Article Text
Abstract
Objective To evaluate how common echocardiographic metrics of aortic stenosis (AS) influence the proportion of patients who may be categorised as having severe stenosis and therefore considered for valve replacement.
Methods Retrospective analysis was performed of all echocardiograms with aortic valve area (AVA) ≤1.2 cm2 and peak jet velocity (Vmax) ≥3 m/s from 1 December 2014 through 30 October 2017 at a single academic medical centre. Echocardiographic indices collected include AVA, Vmax, left ventricular ejection fraction, stroke volume and annotated aortic stenosis severity.

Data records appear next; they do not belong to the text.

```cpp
__global__ __launch_bounds__(64) void tile_error_kernel(const AdaptiveParams A) {
    const uint32_t w = blockIdx.x, p = threadIdx.x;
    const uint32_t n_work = A.tile_lists[0], n_sky = A.tile_lists[1];
    if (w >= n_work + n_sky) return;
    const uint32_t tile_local = w < n_work ? A.tile_lists[kTileListHeader + w] : A.tile_lists[kTileListHeader + A.n_local_tiles + (w - n_work)];
    const size_t j = size_t(tile_local) * 64u + p;
    const uint32_t tile = tile_local * A.tile_world + A.tile_rank;
    uint32_t ty, tx;
    tile_xy(tile, A.tiles_x, ty, tx);
    const uint32_t row = ty * RBRT_TILE + (p >> 3), col = tx * RBRT_TILE + (p & 7u);
    const uint32_t h = (A.n + 1u) / 2u;
    const float inv_n = 1.0f / float(A.n), inv_h = 1.0f / float(h);
    float q = 0.0f;
    if (row < A.height && col < A.width) {
        const float ir = A.acc[j * 3 + 0] * inv_n, ig = A.acc[j * 3 + 1] * inv_n, ib = A.acc[j * 3 + 2] * inv_n;
        const float ar = A.acc_even[j * 3 + 0] * inv_h, ag = A.acc_even[j * 3 + 1] * inv_h, ab = A.acc_even[j * 3 + 2] * inv_h;
        const float e = (__builtin_fabsf(ir - ar) + __builtin_fabsf(ig - ag)) + __builtin_fabsf(ib - ab);
        q = e / (__builtin_sqrtf((ir + ig) + ib) + 0.0001f);
    }
    float v = q;
    for (uint32_t d = 1; d < 64u; d <<= 1) v = v + __shfl_xor(v, int(d), 64);
    const uint32_t rows_in = A.height - ty * RBRT_TILE < RBRT_TILE ? A.height - ty * RBRT_TILE : RBRT_TILE;
    const uint32_t cols_in = A.width - tx * RBRT_TILE < RBRT_TILE ? A.width - tx * RBRT_TILE : RBRT_TILE;
    const float err = v / float(rows_in * cols_in);
    if (p == 0u) {
        const bool go_on = A.n < A.n_max && !(err < A.threshold);
        A.tile_samples[tile_local] = A.n;
        A.tile_error[tile_local] = err;
        A.active[tile_local] = go_on ? 1u : 0u;
        if (go_on) atomicAdd(A.n_active, 1u);
// ... 440 lines not shown
```

Before: 11980 Mray-samples/s.

## Build per-tile BVH entry nodes so traversal starts below the root

Adds a tile_entries kernel that, per work tile and per mesh, walks the BVH top levels against the tile's ray cone and writes a synthetic 4-wide entry node made of the reachable subtrees. Mesh trees are copied into one allocation next to the entry rows so child links can be addressed relative to the rows. The tracer is given the per-tile entries, so rays for a tile can skip the shared upper levels of traversal. It costs an extra kernel per tile pass plus extra device memory and host-side copies when the mesh table changes. The cull code is refactored into shared helpers.

```diff
diff --git a/include/rbrt_hip_debug.h b/include/rbrt_hip_debug.h
--- a/include/rbrt_hip_debug.h
+++ b/include/rbrt_hip_debug.h
@@ -86,6 +86,16 @@
 int rbrt_hip_scene_set_short_paths(rbrt_hip_scene_t* scene, int mode);
 int rbrt_hip_debug_short_masks(rbrt_hip_scene_t* scene, uint64_t* out_masks, size_t n, size_t* n_chunks);
 
+int rbrt_hip_scene_set_tile_entries(rbrt_hip_scene_t* scene, int mode);
+typedef struct {
+    uint32_t made;
+    uint32_t n_work;
+    uint32_t n_meshes;
+    uint32_t used_meshes;
+} rbrt_hip_tile_entries_info_t;
+int rbrt_hip_debug_tile_entries(rbrt_hip_scene_t* scene, rbrt_hip_tile_entries_info_t* info, uint32_t* out_tiles, size_t n_tiles,
+                                void* out_nodes, size_t n_nodes);
+
 typedef struct rbrt_hip_call_times {
     double hip_init_s;
     double upload_s;
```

Results Among 807 patients with AVA ≤1.2 cm2 and Vmax ≥3 m/s (44.0% female, median age 74 years (IQR: 66–81)), 45.6% had Vmax ≥4 m/s, while 75.8% had AVA ≤1 cm2. 40.0% of patients had concordant indices (Vmax ≥4 m/s and AVA ≤1 cm2), and 35.8% had discordant indices (Vmax <4 m/s and AVA ≤1 cm2) of severe AS. Compared with those with concordant indices, patients with discordant indices were more commonly female (54.0% vs 44.3%, p<0.05) and less commonly characterised as severe (42.6% vs 93.8%, p<0.001). Patients with paradoxical low-flow, low-gradient severe AS by echocardiography were disproportionately female (61.5% vs 41.8%, p<0.001), and their disease was characterised as severe only 49.5% of the time.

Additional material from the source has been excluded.